O Ralf aproxima-se com um sorriso em forma de mira. Vem-se apresentar.  Não tem piada. Apetece-me erguer os braços em sinal de rendição. É como se uma nuvem pejada de sofisticação viesse no nosso encalço e nos sentíssemos nus, desbravados de modos, vazios de mundo. E agora? Agora é puxar o lustre ao gene lusitano e engolir em seco, num único ato de fé e redenção. Sim, sou eu, o pai daquela linda criança, meio alemã, meio portuguesa, que está na piscina em cima do unicórnio a brincar com o vosso pequeno Ralf.  Tenho 2 berlindes de um azul vivo em cima do castanho dos meus olhos. “Nice to meet you!”. Fui eu a falar, foi o que me saiu, ao mesmo tempo estiquei o braço e a mão. Em sentido contrário, um sorriso de dentes talhados, silencioso e prolongado, saiu de uma boca com lábios generosos em forma de coração: “Hey, I'm Ralf! Have you looked at the sky? The world is falling apart”.

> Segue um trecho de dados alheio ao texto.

# shaunlebron/blinky

Measured on AMD Instinct MI355X. Metric: warped Mpixels/s (lensmap apply), higher is better.
Workload: dtype u8; 1 GPU; 3840x2160 cube/panini f_fov 180, 64 frames/step from a resident ring of 64 distinct globes (1.80 GB, advanced every step), one lensmap; value / ms_per_step = the job with steps alternating between 2 HIP stream(s), value_one_stream = the same on one stream, roofline.kernel_ms_per_launch = the kernel alone under HIP events; 64 frames/step since r5 (r1-r4 ran 16: compare those with value_at_16_frames; ring_globes=64, parallelism=row-stripes x1, streams=2

## Files before the change

### blinky_amd/csrc/bk_api.cpp

```cpp
#include "bk_internal.h"

#include <algorithm>
#include <cstdlib>
#include <cstring>
#include <ctime>
#include <vector>

#include <dlfcn.h>

static thread_local std::string g_create_error;

static bool g_hwq_late = false;
__attribute__((constructor)) static void bk_more_hardware_queues()
{
    const char *keep = getenv("BLINKY_HIP_KEEP_HW_QUEUES");
    if (keep && *keep && *keep != '0') return;
    if (getenv("GPU_MAX_HW_QUEUES")) return;
    if (void *h = dlopen("libamdhip64.so", RTLD_NOW | RTLD_NOLOAD)) { g_hwq_late = true; (void)dlclose(h); }
    (void)setenv("GPU_MAX_HW_QUEUES", "16", 0);
}
void bk::hw_queue_note()
{
    static bool said = false;
    if (said) return;
// ... 238 lines not shown
    if (int r = alloc_maps(ctx)) return fail_empty(r);
    if (int r = alloc_globe(ctx)) return fail_empty(r);
    return BK_OK;
}

extern "C" int bk_set_rows(bk_ctx *ctx, int row0, int row1)
{
    if (!ctx) return BK_E_INVALID;
    if (row0 < 0 || row1 > ctx->H || row0 > row1)
        return ctx->fail(BK_E_INVALID, "bk_set_rows: [%d,%d) outside 0..%d", row0, row1, ctx->H);
    if (ctx->device < 0) {
        ctx->row0 = row0; ctx->row1 = row1;
        return BK_OK;
    }
    if (int r = ensure_device(ctx)) return r;
    if (row0 == ctx->row0 && row1 == ctx->row1) return BK_OK;
    ctx->row0 = row0; ctx->row1 = row1;
    ctx->lensmap_valid = false;
    ctx->spans_valid = false;
    bk::footprint_invalidate(ctx);
    return alloc_maps(ctx);
}

extern "C" int bk_set_frames(bk_ctx *ctx, int nframes)
{
    if (!ctx || nframes < 1) return BK_E_INVALID;
    if (int r = ensure_device(ctx)) return r;
    ctx->nframes = nframes;
    if (!ctx->ps) return BK_OK;
    return alloc_globe(ctx);
}

extern "C" int bk_get_size(const bk_ctx *ctx, int *width, int *height, int *platesize, int *row0, int *row1)
{
    if (!ctx) return BK_E_INVALID;
    if (width) *width = ctx->W;
    if (height) *height = ctx->H;
    if (platesize) *platesize = ctx->ps;
    if (row0) *row0 = ctx->row0;
    if (row1) *row1 = ctx->row1;
    return BK_OK;
}

extern "C" int bk_set_rubixgrid(bk_ctx *ctx, int numcells, double cell_size, double pad_size)
{
    if (!ctx) return BK_E_INVALID;
    ctx->rubix.numcells = numcells; ctx->rubix.cell = cell_size; ctx->rubix.pad = pad_size;
    return BK_OK;
}

extern "C" int bk_set_zoom(bk_ctx *ctx, int zoom_type, int fov_degrees)
{
    if (!ctx || zoom_type < BK_ZOOM_NONE || zoom_type > BK_ZOOM_CONTAIN) return BK_E_INVALID;
    ctx->zoom_type = zoom_type;
    ctx->zoom_fov = (zoom_type == BK_ZOOM_FOV || zoom_type == BK_ZOOM_VFOV) ? fov_degrees : 0;
    return BK_OK;
}

extern "C" int bk_set_apply_variant(bk_ctx *ctx, int variant)
{
    if (!ctx) return BK_E_INVALID;
    ctx->apply_variant = variant;
    return BK_OK;
}

extern "C" int bk_set_blockmap_tuning(bk_ctx *ctx, int measured)
{
    if (!ctx) return BK_E_INVALID;
    ctx->blockmap_tuning = measured != 0;
    bk::coopmap_invalidate(ctx);
    return BK_OK;
}

bk::DebugOptions bk::g_debug;
#if BK_DEBUG_API
extern "C" int bk_debug_set_option(const char *name, int value)
{
    if (!name) return BK_E_INVALID;
    if (!strcmp(name, "no_memcache")) bk::g_debug.no_memcache = value;
    else if (!strcmp(name, "libm_rel_log2")) bk::g_debug.libm_rel_log2 = value;
    else if (!strcmp(name, "print_model")) bk::g_debug.print_model = value;
    else if (!strcmp(name, "host_module")) bk::g_debug.host_module = value;
    else if (!strcmp(name, "no_direct_submit")) bk::g_debug.no_direct_submit = value;
    else if (!strcmp(name, "forward_careful")) bk::g_debug.forward_careful = value;
    else return BK_E_INVALID;
    return BK_OK;
}
#endif
#if BK_DEBUG_API
extern "C" int bk_debug_set_ablation(bk_ctx *ctx, int bits)
{
    if (!ctx) return BK_E_INVALID;
    ctx->apply_flags = bits;
    return BK_OK;
}
#endif

#if BK_DEBUG_API
extern "C" int bk_debug_set_tile_shape(bk_ctx *ctx, int lw)
{
    if (!ctx) return BK_E_INVALID;
    if (lw >= 600) { ctx->apply_block_cost = lw == 600 ? -1 : lw - 601; bk::coopmap_invalidate(ctx); return BK_OK; }
    if (lw >= 400) { ctx->apply_lds_kb = lw - 400; bk::coopmap_invalidate(ctx); return BK_OK; }
    if (lw >= 300) { ctx->apply_fchunk = lw - 300; return BK_OK; }
    if (lw >= 100) { ctx->apply_wgs_per_cu = lw - 100; return BK_OK; }
    if (lw != 0 && lw != 1 && lw != 2 && lw != 4) return BK_E_INVALID;
    ctx->tile_shape = lw;
    bk::coopmap_invalidate(ctx);
    return BK_OK;
}
#endif

#if BK_DEBUG_API
extern "C" int bk_debug_tile_stats(bk_ctx *ctx, int out[6])
{
    if (!ctx || !out) return BK_E_INVALID;
    if (!ctx->lensmap_valid) return ctx->fail(BK_E_STATE, "no lensmap");
    if (int r = ensure_device(ctx)) return r;
    return bk::coopmap_stats(ctx, out);
}
#endif

#if BK_DEBUG_API
extern "C" int bk_debug_traffic_model(bk_ctx *ctx, uint64_t out[8])
{
    if (!ctx || !out) return BK_E_INVALID;
    if (!ctx->lensmap_valid) return ctx->fail(BK_E_STATE, "no lensmap");
    if (int r = ensure_device(ctx)) return r;
    return bk::coopmap_traffic_model(ctx, out);
}
#endif

#if BK_DEBUG_API
extern "C" int bk_debug_band_balance(bk_ctx *ctx, uint32_t out[18])
{
    if (!ctx || !out) return BK_E_INVALID;
    if (!ctx->lensmap_valid) return ctx->fail(BK_E_STATE, "no lensmap");
    if (int r = ensure_device(ctx)) return r;
    return bk::coopmap_band_balance(ctx, out);
}
#endif

#if BK_DEBUG_API
extern "C" int bk_debug_xcd_of_workgroups(bk_ctx *ctx, int *out, int nworkgroups)
{
    if (!ctx || !out || nworkgroups < 1) return BK_E_INVALID;
    if (int r = ensure_device(ctx)) return r;
    return bk::coopmap_xcd_probe(ctx, out, nworkgroups);
}
#endif

extern "C" double bk_last_build_ms(const bk_ctx *ctx) { return ctx ? ctx->last_build_ms : 0; }


extern "C" int bk_set_lensmap(bk_ctx *ctx, const uint32_t *offsets, const uint8_t *tints)
{
    if (!ctx || !offsets) return BK_E_INVALID;
    if (!ctx->d_offsets) return ctx->fail(BK_E_STATE, "bk_set_lensmap: call bk_resize first");
    if (int r = ensure_device(ctx)) return r;
    const size_t px = (size_t)ctx->W * ctx->rows();
    BK_HIP(ctx, hipMemcpyAsync(ctx->d_offsets, offsets, px * 4, hipMemcpyHostToDevice, ctx->stream));
    if (int r = bk::launch_convert_offsets(ctx, ctx->d_offsets, px, 1)) return r;
    if (tints) BK_HIP(ctx, hipMemcpyAsync(ctx->d_tints, tints, px, hipMemcpyHostToDevice, ctx->stream));
    else BK_HIP(ctx, hipMemsetAsync(ctx->d_tints, 255, px, ctx->stream));
    BK_HIP(ctx, hipStreamSynchronize(ctx->stream));
    ctx->lensmap_valid = true;
// ... 618 lines not shown
```

### blinky_amd/csrc/bk_build.cpp

```cpp
#include <algorithm>
#include <chrono>
#include <cstring>
#include <memory>

#include "bk_build_params.h"
#include "bk_emit.h"
#include "bk_hostpool.h"
#include "bk_lens_priv.h"
#include "bkm.h"

using namespace bklua;
using bk::LensProgram;


static void fill_params(bk_ctx *ctx, BkBuildParams *bp)
{
    memset(bp, 0, sizeof *bp);
    bp->W = ctx->W; bp->H = ctx->H;
    bp->row0 = ctx->row0; bp->rows = ctx->rows();
    bp->ps = ctx->ps; bp->gp = ctx->gp; bp->ph = ctx->ph;
    bp->numplates = ctx->numplates;
    bp->has_globe_plate = ctx->prog->globe_plate.is_function();
    bp->scale = ctx->scale;
    bp->inv_scale_up = 1.0 / __builtin_fabs(ctx->scale) * (1.0 + 0x1p-50);
// ... 519 lines not shown
    bk::EmitRequest rq;
    rq.interp = &P->interp; rq.lens_inverse = P->lens_inverse; rq.lens_forward = P->lens_forward; rq.globe_plate = P->globe_plate;
    std::string which;
    bool carries = true;
    try { carries = bk::callbacks_carry_state(rq, &which); } catch (const LuaError &) { carries = true; which = "(callbacks not analysable)"; }
    const bool sequential = ctx->sequential_build >= 2 || (ctx->sequential_build == 1 && carries);
    ctx->last_build_path = sequential ? 2 : 1;
    ctx->last_build_why = why + (sequential ? (carries ? "; state carried in '" + which + "': one sequential scan on the host" : "; one sequential scan on the host (bk_set_sequential_build 2)")
                                            : "; callbacks carry no state: evaluated on the host's worker pool");
    if (P->info.map_type == BK_MAP_INVERSE) {
        if (!P->lens_inverse.is_function()) return ctx->fail(BK_E_STATE, "lens has no lens_inverse (map = \"lens_inverse\" without the function)");
        return sequential ? build_sequential(ctx, P, std::string(), bp, display_out) : build_inverse_pool(ctx, P, bp, display_out);
    }
    if (!P->lens_forward.is_function()) return ctx->fail(BK_E_STATE, "lens has no lens_forward");
    return build_forward_host(ctx, P, bp, sequential, display_out);
}

extern "C" int bk_last_build_path(const bk_ctx *ctx, char *why, size_t cap)
{
    if (!ctx) return BK_E_INVALID;
    if (why && cap) snprintf(why, cap, "%s", ctx->last_build_why.c_str());
    return ctx->last_build_path;
}

#if BK_DEBUG_API
extern "C" int bk_debug_host_build(bk_ctx *ctx, int mode, uint32_t *offsets, uint8_t *tints, int display_out[BK_MAX_PLATES], double *scale_out)
{
    if (!ctx || !offsets || !tints || mode < 0 || mode > 2) return BK_E_INVALID;
    LensProgram *P = ctx->prog;
    if (!P || !P->lens_valid) return ctx->fail(BK_E_STATE, "not a valid lens");
    if (!ctx->globe_valid) return ctx->fail(BK_E_STATE, "not a valid globe");
    if (ctx->W <= 0 || ctx->rows() <= 0) return ctx->fail(BK_E_STATE, "bk_debug_host_build: call bk_resize first");
    const size_t px = (size_t)ctx->W * ctx->rows();
    memset(offsets, 0xFF, px * 4);
    memset(tints, 255, px);
    for (int i = 0; i < BK_MAX_PLATES; ++i) { ctx->display[i] = 0; if (display_out) display_out[i] = 0; }
    ctx->last_bad_key = 0;
    if (int r = bk_calc_zoom(ctx, scale_out)) return r;
    if (P->info.map_type == BK_MAP_NONE) return ctx->fail(BK_E_STATE, "no inverse or forward map being used");
    BkBuildParams bp;
    fill_params(ctx, &bp);
    ctx->host_sink_off = offsets; ctx->host_sink_tint = tints;
    int rc;
    if (mode == 0) rc = build_on_host(ctx, P, "bk_debug_host_build", display_out);
    else if (P->info.map_type == BK_MAP_INVERSE) {
        if (!P->lens_inverse.is_function()) rc = ctx->fail(BK_E_STATE, "lens has no lens_inverse");
        else rc = mode == 2 ? build_sequential(ctx, P, std::string(), bp, display_out) : build_inverse_pool(ctx, P, bp, display_out);
    } else {
        if (!P->lens_forward.is_function()) rc = ctx->fail(BK_E_STATE, "lens has no lens_forward");
        else rc = build_forward_host(ctx, P, bp, mode == 2, display_out);
    }
    ctx->host_sink_off = nullptr; ctx->host_sink_tint = nullptr;
    for (size_t i = 0; i < px; ++i) {
        if (offsets[i] == BK_NULL_OFFSET) continue;
        unsigned plate, x, y;
        bk_texel_coords((unsigned)ctx->gp, (unsigned)ctx->ph, offsets[i], &plate, &x, &y);
        offsets[i] = plate * (unsigned)(ctx->ps * ctx->ps) + y * (unsigned)ctx->ps + x;
    }
    return rc;
}
#endif

extern "C" int bk_set_sequential_build(bk_ctx *ctx, int mode)
{
    if (!ctx || mode < 0 || mode > 2) return BK_E_INVALID;
    ctx->sequential_build = mode;
    return BK_OK;
}

extern "C" int bk_lens_carries_state(bk_ctx *ctx, char *global_name, size_t cap)
{
    if (!ctx) return BK_E_INVALID;
    LensProgram *P = ctx->prog;
    if (!P || !P->lens_valid) return ctx->fail(BK_E_STATE, "not a valid lens");
    bk::EmitRequest rq;
    rq.interp = &P->interp; rq.lens_inverse = P->lens_inverse; rq.lens_forward = P->lens_forward; rq.globe_plate = P->globe_plate;
    std::string which;
    bool carries = false;
    try { carries = bk::callbacks_carry_state(rq, &which); } catch (const LuaError &e) { return ctx->fail(BK_E_SCRIPT, "%s", e.what()); }
    if (global_name && cap) snprintf(global_name, cap, "%s", which.c_str());
    return carries ? 1 : 0;
}

struct HipFree { void operator()(void *p) const { (void)hipFree(p); } };
using DeviceMem = std::unique_ptr<void, HipFree>;

static int build_inverse_device(bk_ctx *ctx, LensProgram *P, const std::string &src, BkBuildParams &bp, int counters[kNumCounters])
{
    if (!P->k_inverse) return ctx->fail(BK_E_STATE, "lens has no lens_inverse (map = \"lens_inverse\" without the function)");
    for (int k = 0; k < 4; ++k) {
        (void)hipFree(ctx->fwd_scratch[k]);
        ctx->fwd_scratch[k] = nullptr; ctx->fwd_scratch_bytes[k] = 0;
    }
    void *args[] = {&bp};
    BK_HIP(ctx, hipEventRecord(ctx->build_time_ev[0], ctx->stream));
    const auto tk0 = std::chrono::steady_clock::now();
    std::vector<uint32_t> flagged;
    if (int r = flagged_pass(ctx, "bk_build_inverse launch", bp, false, [&] {
            return hipModuleLaunchKernel(P->k_inverse, (unsigned)((ctx->W + 255) / 256), (unsigned)ctx->rows(), 1, 256, 1, 1, 0, ctx->stream, args, nullptr);
        }, counters, &flagged, &ctx->last_kernel_retries)) return r;
    ctx->last_kernel_wall_ms = std::chrono::duration<double, std::milli>(std::chrono::steady_clock::now() - tk0).count();
    const size_t nfl = flagged.size() / 4;
    std::vector<uint32_t> roff(nfl);
    std::vector<uint8_t> rtint(nfl);
    std::vector<int> rshown(nfl), rerr(nfl, 0);
    rederive(ctx, P, src, flagged.data(), 4, nfl, true,
             [&](const HostModule &hm, const uint32_t *id, int stride, unsigned long cnt, size_t i) { hm.inverse(&bp, id, stride, cnt, &roff[i], &rtint[i], &rshown[i], &rerr[i]); },
             [&](HostEval &E, uint32_t id, size_t i) { h_inverse_entry(E, bp, id, &roff[i], &rtint[i], &rshown[i], &rerr[i]); });
    unsigned int bad_key = (unsigned)counters[BK_MAX_PLATES + 2];
    for (size_t i = 0; i < nfl; ++i) {
        counters[BK_MAX_PLATES] |= rerr[i];
        if (rerr[i] & BK_ERR_RESULT) {
            const uint32_t o = flagged[4 * i], lyl = o / (uint32_t)ctx->W, lx = o - lyl * (uint32_t)ctx->W;
            bad_key = std::max(bad_key, (uint32_t)(((uint32_t)ctx->row0 + lyl) * (uint32_t)ctx->W + ((uint32_t)ctx->W - 1u - lx)) + 1u);
        }
        if (rshown[i] >= 0) counters[rshown[i]] |= 1;
    }
    counters[BK_MAX_PLATES + 2] = (int)bad_key;
    if (int r = patch_changed(ctx, flagged, {roff.data()}, rtint.data(), ctx->d_offsets, ctx->d_tints)) return r;
    BK_HIP(ctx, hipEventRecord(ctx->build_time_ev[1], ctx->stream));
    return BK_OK;
}
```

A sala está bem composta. Há um palhaço alegre, à espera das crianças, cinco casais com ar infeliz, à espera do fim, uma divorciada fumadora, deprimida, mas com uma saia rosa escarlate a servir de disfarce, e uma outra, com com tiques de alcoólica, alta, ruiva, com feições irlandesas, onde habitam as sardas, e uma voz rouca que evoca o riso com a mesma facilidade com que reclama mais um copo. No conjunto registo ainda um par jovial com bustos eslavos, no tom dourado do cabelo e no brilho esverdeado dos olhos, com ossos molares esculpidos por Apolo; são os dois mestres desta cerimónia, provavelmente colegas amantes que partilham um quarto e nele todos os sucos da paixão: If the world is dying, we'll live alongside it.

O Ralf foi e regressou na companhia da Astrid. Tenho agora 4 berlindes de um azul vivo a desbotar o castanho dos meus olhos. Do you want to see what the sky looks like at the end of times? A voz de Astrid cheira a jasmim. Convidam-me a subir ao quinquagésimo terceiro andar, mas só no fim da festa. Até lá o palhaço, que por sinal é mágico, tem de prestar contas com os seus truques que farão aparecer e desaparecer a realidade, sendo a realidade a mesma. As crianças aplaudem. Pura ilusão. O caos instalou-se. Há velas foguetes, canhões de confettis, balões a voar, estrelinhas. O Ralf observa-me ao longe: yeehh, the world is falling apart! Dois passos atrás e retiro-me. Na sala aquário há uma travessa com asinhas de frango e bufallo sauce em cima da mesa. Vou comer antes de embarcar em outros voos. 

Alguém me contou que há uma maneira elegante de sair daqui, mas o elevador é uma magnífica caixa dourada sem comandos. A festa terminou. Os convidados acompanham as crianças ao andar de baixo. Eu e o meu filho temos outros planos. As portas fecham. Subimos. Ralf, we’re on the way, fuel the jet.